L’ancienne Académie ne relevait que du roi ; c’était son privilège et sa noblesse ; il serait bon que la nouvelle institution ne relevât aussi que de l’empereur, le plus directement possible et avec le moins d’intermédiaires.

Le ministère de l’Instruction publique est trop voué à la littérature savante, classique et universitaire pour être un intermédiaire tout à fait approprié.

Le ministère de l’Intérieur est occupé de trop de choses administratives, politiques.

Ce serait du ministère même de la maison de l’empereur, et, s’il était possible, de la personne même du prince, que relèverait l’institution littéraire. Une audience par année suffirait à consacrer et à maintenir le lien d’honneur qui flatterait et attacherait les amours-propres bien placés et toujours voisins du cœur.

On ne fait en tout ceci que balbutier. La pensée napoléonienne, si elle daigne s’arrêter un instant sur cette question, saura y mettre ce cachet qu’elle met à tout. Coordonner en un mot la littérature avec tout l’ensemble des institutions de l’empire, et faire que cette seule chose ne reste pas livrée au pur hasard, voilà le point précis.

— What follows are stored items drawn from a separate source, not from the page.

# AmnonDrory/LidarRegistration

Measured on AMD Instinct MI355X. Metric: registration pairs/sec (30k-pt FCGF pairs, mutual-NN + 50k RANSAC iters + refit), higher is better.
Workload: dtype f32; 1 GPU; configs[1]: 30000-pt x32-d synthetic FCGF pair, --mode MNN --iters 50000, 3-pt sampling + ELC + LS refit; 192 distinct resident pairs per GPU, T copied to the host inside the timed region; pairs_per_batched_call=32, batched_calls_in_flight_per_gpu=2, parallelism=pair-sharded x1

## Files before the change

### include/lidarreg.h

```cpp
#ifndef LIDARREG_H
#define LIDARREG_H

#include <stddef.h>
#include <stdint.h>

#ifdef __cplusplus
extern "C" {
#endif

#define LR_API __attribute__((visibility("default")))

enum { LR_OK = 0, LR_EINVAL = -1, LR_ENOMEM = -2, LR_EHIP = -3, LR_ESIZE = -4 };

enum { LR_MODE_NO_FILTER = 0, LR_MODE_MNN = 1, LR_MODE_GPF = 2 };

typedef struct lr_workspace lr_workspace;

typedef struct lr_ransac_params {
    uint32_t struct_size;
    int32_t  sample_size;
    int32_t  use_elc;
    float    thr2;
    int32_t  iters;
    uint64_t seed;
    float    confidence;
    int32_t  batch;
    int32_t  sampler;
    int32_t  prosac_growth;
    int32_t  scoring;
    int32_t  local_opt;
    int32_t  lo_rounds;
    int32_t  lo_trials;
    int32_t  lo_max_calls;
    int32_t  min_iters;
} lr_ransac_params;

typedef struct lr_ransac_result {
    int64_t  best_h;
    uint32_t best_count;
    uint32_t pad0;
    uint64_t best_ssq;
    int64_t  n_valid;
    int64_t  n_ids;
} lr_ransac_result;

typedef struct lr_icp_result {
    double   fitness;
    double   inlier_rmse;
    int32_t  n_corr;
    int32_t  iterations;
} lr_icp_result;

typedef struct lr_pair_result {
    double   T[16];
    double   T_ransac[16];
    lr_ransac_result ransac;
    int32_t  n_corr;
    int32_t  n_refit;
    int32_t  n_nn_fixed;
    int32_t  status;
    int32_t  reserved[8];
    double   T_icp[16];
    lr_icp_result icp;
} lr_pair_result;

typedef struct lr_pair_params {
    uint32_t struct_size;
    int32_t  mode;
    int32_t  refit;
    lr_ransac_params ransac;
    int32_t  gpf_grid_wid;
    int32_t  icp;
    double   gpf_factor;
    double   refit_thr2;
} lr_pair_params;

LR_API int         lr_version(void);
LR_API const char *lr_last_error(void);

LR_API int    lr_workspace_create(lr_workspace **ws, int max_n0, int max_n1, int dim, int max_iters);
LR_API int    lr_workspace_create_batch(lr_workspace **ws, int max_pairs, int max_n0, int max_n1, int dim, int max_iters);
LR_API int    lr_workspace_destroy(lr_workspace *ws);
LR_API size_t lr_workspace_bytes(const lr_workspace *ws);
LR_API int    lr_workspace_poison(lr_workspace *ws, int byte, void *stream);
LR_API int    lr_debug_fake_current_device(int device);
enum {
    LR_OPT_NN_BLOCKS        = 1,
    LR_OPT_NN_BLOCKS_BATCH  = 2,
    LR_OPT_NN_SAMPLE_STRIDE = 3,
    LR_OPT_REV_STRIPS       = 4,
    LR_OPT_NN_SECOND_AUTO   = 5,
    LR_OPT_CLOCK_PROBE      = 6
};
LR_API int    lr_workspace_option(lr_workspace *ws, int option, int value);
LR_API int    lr_workspace_clock(lr_workspace *ws, double *mhz, unsigned long long *cycles, unsigned long long *ticks, int reset);

LR_API int lr_nn_top2(lr_workspace *ws, const float *F0, int n0, const float *F1, int n1, int dim,
                      int32_t *idx1, int32_t *idx2, float *s1, float *s2, void *stream);

LR_API int lr_nn_to_mutual(lr_workspace *ws, const float *F0, int n0, const float *F1, int n1, int dim,
                           const int32_t *idx1, const int32_t *idx2,
                           uint8_t *is_bb, int32_t *out_idx0, int32_t *out_idx1, int32_t *out_idx2,
                           int32_t *n_out, void *stream);

LR_API int lr_feat_ratio(const float *F0, const float *F1, int dim, int m,
                         const int32_t *i0, const int32_t *i1, const int32_t *i2, float *out, void *stream);

LR_API int lr_gpf(lr_workspace *ws, const float *F0, int n0, const float *F1, int n1, int dim,
                  const int32_t *idx1, const int32_t *idx2, const float *xyz0,
                  int grid_wid, double factor,
                  int32_t *out_idx0, int32_t *out_idx1, int32_t *out_idx2, float *out_score,
                  int32_t *n_out, void *stream);

LR_API int lr_gpf_bb_first(lr_workspace *ws, const float *F0, int n0, const float *F1, int n1, int dim,
                           const int32_t *idx1, const int32_t *idx2, const float *xyz0,
                           int grid_wid, double max_matches,
                           int32_t *out_idx0, int32_t *out_idx1, int32_t *out_idx2, float *out_score,
                           int32_t *n_out, int32_t *has_score, void *stream);

LR_API int lr_ransac(lr_workspace *ws, const float *src, const float *tgt, int m, const int32_t *m_dev,
                     const lr_ransac_params *p, double *T_out, lr_ransac_result *res, void *stream);

LR_API int lr_inlier_mask(lr_workspace *ws, const float *src, const float *tgt, int m, const double *T, float thr2,
                          uint8_t *mask, int32_t *n_inliers, void *stream);
LR_API int lr_workspace_mask_at(lr_workspace *ws, int pair, const float *xyz0, const float *xyz1, int n0, float thr2,
                                uint8_t *mask, int32_t *n_inliers, void *stream);

LR_API int lr_refit(lr_workspace *ws, const float *xyz0, int n0, const float *xyz1, const int32_t *idx1,
                    const double *T_in, double thr2, double *T_out, int32_t *n_inliers, void *stream);

LR_API int lr_icp(lr_workspace *ws, const float *xyz0, int n0, const float *xyz1, int n1, const double *T_init,
                  double max_dist, int max_iter, double rel_fitness, double rel_rmse,
                  double *T_out, lr_icp_result *res, void *stream);

LR_API int lr_icp_batch(lr_workspace *ws, double max_dist, int max_iter, double rel_fitness, double rel_rmse,
                        lr_pair_result *out, void *stream);

LR_API int lr_kabsch(const double *P, const double *Q, const double *w, int n, double *T_out, void *stream);

LR_API int lr_register_pair(lr_workspace *ws, const float *xyz0, const float *xyz1,
                            const float *F0, const float *F1, int n0, int n1, int dim,
                            const lr_pair_params *p, lr_pair_result *out, void *stream);

LR_API int lr_register_batch(lr_workspace *ws, int npairs, const float *const *xyz0, const float *const *xyz1,
                             const float *const *F0, const float *const *F1, const int32_t *n0, const int32_t *n1, int dim,
                             const lr_pair_params *p, lr_pair_result *out, void *stream);

LR_API int lr_workspace_lists(lr_workspace *ws, int n0, int32_t *nn_idx1, int32_t *nn_idx2,
                              int32_t *corr_idx0, int32_t *corr_idx1, void *stream);
LR_API int lr_workspace_lists_at(lr_workspace *ws, int pair, int n0, int32_t *nn_idx1, int32_t *nn_idx2,
                                 int32_t *corr_idx0, int32_t *corr_idx1, void *stream);
LR_API int lr_workspace_lists_batch(lr_workspace *ws, int npairs, int width, int32_t *nn_idx1, int32_t *nn_idx2,
                                    int32_t *corr_idx0, int32_t *corr_idx1, void *stream);

LR_API size_t lr_voxel_dedup_scratch_bytes(int n);
LR_API int    lr_voxel_dedup(const double *coords, int n, int32_t *sel, int32_t *n_sel, int32_t *cells, void *scratch,
                             size_t scratch_bytes, void *stream);

typedef struct lr_teaser_params {
    uint32_t struct_size;
    int32_t  max_iterations;
    double   noise_bound;
    double   cbar2;
    double   kcore_threshold;
    double   gnc_factor;
    double   cost_threshold;
    int64_t  node_budget;
    double   time_budget_ms;
    int32_t  rotation_tim_graph;
    int32_t  estimate_scaling;
} lr_teaser_params;

typedef struct lr_teaser_result {
    double   T[16];
    int32_t  status;
    int32_t  K;
    int32_t  exact;
    int32_t  max_core;
    int32_t  lb;
    int32_t  pad0;
    uint64_t nodes;
    int32_t  gnc_iters;
    int32_t  n_rot_inliers;
    int32_t  n_trans_inliers;
    int32_t  pad1;
} lr_teaser_result;

LR_API size_t lr_teaser_scratch_bytes(int max_m);
LR_API int lr_teaser(const float *src, const float *tgt, int m, const int32_t *m_dev, const lr_teaser_params *p,
                     lr_teaser_result *result, int32_t *clique_out, void *scratch, size_t scratch_bytes, void *stream);
LR_API int lr_teaser_batch(int npairs, const float *const *src, const float *const *tgt, const int32_t *m, const int32_t *const *m_dev,
                           const lr_teaser_params *p, lr_teaser_result *results, int32_t *const *clique_out, void *scratch,
                           size_t scratch_bytes, void *stream);
LR_API int lr_teaser_timing(int enable);
LR_API int lr_teaser_stage_times(float out[4]);

typedef struct lr_sm_params {
    uint32_t struct_size;
    int32_t  iterations;
    double   inlier_threshold;
    double   top_ratio;
} lr_sm_params;

typedef struct lr_sm_result {
    double   T[16];
    int32_t  status;
    int32_t  K;
    int32_t  m;
    int32_t  reserved;
    double   weight_sum;
} lr_sm_result;

LR_API size_t lr_sm_scratch_bytes(int max_m);
LR_API int lr_sm(const float *src, const float *tgt, int m, const int32_t *m_dev, const lr_sm_params *p, lr_sm_result *result,
                 float *eig_out, uint8_t *labels_out, void *scratch, size_t scratch_bytes, void *stream);
LR_API int lr_sm_batch(int npairs, const float *const *src, const float *const *tgt, const int32_t *m, const int32_t *const *m_dev,
                       const lr_sm_params *p, lr_sm_result *results, float *const *eig_out, uint8_t *const *labels_out, void *scratch,
                       size_t scratch_bytes, void *stream);

typedef struct lr_overlap_params {
    uint32_t struct_size;
    uint32_t reserved;
    double   voxel_size;
    double   radius;
} lr_overlap_params;

typedef struct lr_overlap_result {
    int32_t  status;
    int32_t  n0_ds, n1_ds;
    int32_t  n_overlap;
    int32_t  n0_dropped, n1_dropped;
    double   frac, frac_sym;
} lr_overlap_result;

LR_API size_t lr_voxel_mean_scratch_bytes(int n);
LR_API int lr_voxel_mean(const double *xyz, int n, const double *T, double voxel_size, double *cent, float *cent_f32,
                         int32_t *counts, int32_t *first, int32_t *info, void *scratch, size_t scratch_bytes, void *stream);
LR_API size_t lr_overlap_scratch_bytes(int max_n0, int max_n1);
LR_API int lr_overlap(const double *xyz0, int n0, const double *xyz1, int n1, const double *T, const lr_overlap_params *p,
                      lr_overlap_result *result, void *scratch, size_t scratch_bytes, void *stream);
LR_API int lr_overlap_batch(int npairs, const double *const *xyz0, const int32_t *n0, const double *const *xyz1, const int32_t *n1,
                            const double *const *T, const lr_overlap_params *p, lr_overlap_result *results, void *scratch,
                            size_t scratch_bytes, void *stream);

typedef struct lr_nn3_params {
    uint32_t struct_size;
    uint32_t reserved;
    double   cell;
} lr_nn3_params;

typedef struct lr_refine_z_params {
    uint32_t struct_size;
    int32_t  max_repeats;
    double   xy_gate;
    double   min_change;
    double   cell;
} lr_refine_z_params;

typedef struct lr_refine_z_result {
    int32_t  status;
    int32_t  repeats;
    int32_t  n_valid;
    int32_t  n0_dropped, n1_dropped;
    int32_t  reserved;
    double   dz;
    double   last_step;
} lr_refine_z_result;

LR_API size_t lr_nn3_scratch_bytes(int n0, int n1);
LR_API int lr_nn3(const double *xyz0, int n0, const double *xyz1, int n1, const lr_nn3_params *p, int32_t *idx, double *dist,
                  int32_t *info, void *scratch, size_t scratch_bytes, void *stream);
LR_API size_t lr_refine_z_scratch_bytes(int n0, int n1);
LR_API int lr_refine_z(const double *xyz0, int n0, const double *xyz1, int n1, const double *T, const lr_refine_z_params *p,
                       lr_refine_z_result *result, void *scratch, size_t scratch_bytes, void *stream);

typedef struct lr_bbrf_params {
    uint32_t struct_size;
    int32_t  n_iter;
    double   angles_lr, trans_lr;
    double   beta1, beta2, eps;
    double   cell;
} lr_bbrf_params;

typedef struct lr_bbrf_result {
    double   T[16];
    double   B_to_A[16];
    int32_t  status;
    int32_t  best_iter;
    double   best_loss;
    int32_t  n_pairs_best;
    int32_t  iters_run;
} lr_bbrf_result;

LR_API size_t lr_bbrf_scratch_bytes(int n0, int n1, int n_iter);
LR_API int lr_bbrf(const double *xyzA, const double *nrmA, int n0, const double *xyzB, const double *nrmB, int n1,
                   const lr_bbrf_params *params, lr_bbrf_result *result, double *log, void *scratch, size_t scratch_bytes, void *stream);
LR_API size_t lr_normals_scratch_bytes(int n);
LR_API int lr_normals(const double *xyz, int n, double radius, int max_nn, double *normals_out, int32_t *info, void *scratch,
                      size_t scratch_bytes, void *stream);

LR_API int lr_workspace_timing(lr_workspace *ws, int enable);
LR_API int lr_workspace_timing_read(lr_workspace *ws, float *nn_ms, float *ransac_ms, int *n_samples);
LR_API int lr_workspace_stage_times(lr_workspace *ws, float out[8], int *n_samples);

#ifdef __cplusplus
}
#endif
#endif
```

### lidarregistration_amd/_ext.py

```python
import ctypes
import os
import subprocess

_HERE = os.path.dirname(os.path.abspath(__file__))
CSRC = os.path.join(_HERE, "csrc")
LIB_PATH = os.environ.get("LIDARREG_LIB") or os.path.join(CSRC, "liblidarreg.so")

LR_MODE_NO_FILTER, LR_MODE_MNN, LR_MODE_GPF = 0, 1, 2

SYMBOLS = [
    "lr_version", "lr_last_error", "lr_workspace_create", "lr_workspace_destroy", "lr_workspace_bytes", "lr_workspace_poison",
    "lr_nn_top2", "lr_nn_to_mutual", "lr_feat_ratio", "lr_gpf", "lr_gpf_bb_first", "lr_ransac", "lr_refit", "lr_icp", "lr_kabsch",
    "lr_register_pair", "lr_workspace_lists", "lr_workspace_timing", "lr_workspace_timing_read",
    "lr_workspace_create_batch", "lr_register_batch", "lr_workspace_lists_at", "lr_inlier_mask", "lr_workspace_mask_at",
    "lr_voxel_dedup_scratch_bytes", "lr_voxel_dedup", "lr_workspace_option", "lr_workspace_stage_times", "lr_icp_batch", "lr_workspace_lists_batch",
    "lr_workspace_clock", "lr_debug_fake_current_device",
    "lr_teaser_scratch_bytes", "lr_teaser", "lr_teaser_batch", "lr_teaser_timing", "lr_teaser_stage_times",
    "lr_sm_scratch_bytes", "lr_sm", "lr_sm_batch",
    "lr_voxel_mean_scratch_bytes", "lr_voxel_mean", "lr_overlap_scratch_bytes", "lr_overlap", "lr_overlap_batch",
    "lr_nn3_scratch_bytes", "lr_nn3", "lr_refine_z_scratch_bytes", "lr_refine_z",
    "lr_bbrf_scratch_bytes", "lr_bbrf", "lr_normals_scratch_bytes", "lr_normals",
]

OPTIONS = {"nn_blocks": 1, "nn_blocks_batch": 2, "nn_sample_stride": 3, "rev_strips": 4, "nn_second_auto": 5, "clock_probe": 6}
DEFAULT_OPTIONS = {}


class LidarRegError(RuntimeError):
    pass
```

Et le moment est propice entre tous, l’à-propos est unique. Si l’on a attendu jusqu’à ce jour, il semble que ce retard même ait été une sagesse, afin de mieux faire et d’agir en pleine lumière et en toute sérénité. Un enfant désiré de la France vient de naître ; une paix qui doit être glorieuse, pour répondre à une si noble guerre, vient couronner tous les souhaits et ouvrir une ère illimitée d’espérances. Il y a comme des soleils de printemps pour les nations. Quelque chose est dans l’air qui adoucit, qui rallie, et oblige tout bon Français à sentir que la France n’a jamais été dans une plus large voie de prospérité et de grandeur. Ce que l’armée, ce que l’industrie, ce que les serviteurs de la France et les travailleurs de tout genre ont obtenu de l’attention magnanime du prince, que la littérature sente qu’elle l’obtient aussi à son tour ; et ces gens de lettres, qui hier encore se décourageaient ou se dispersaient au hasard en laissant s’égarer leur talent, deviendront véritablement alors des serviteurs de la France, des travailleurs utiles et dignes.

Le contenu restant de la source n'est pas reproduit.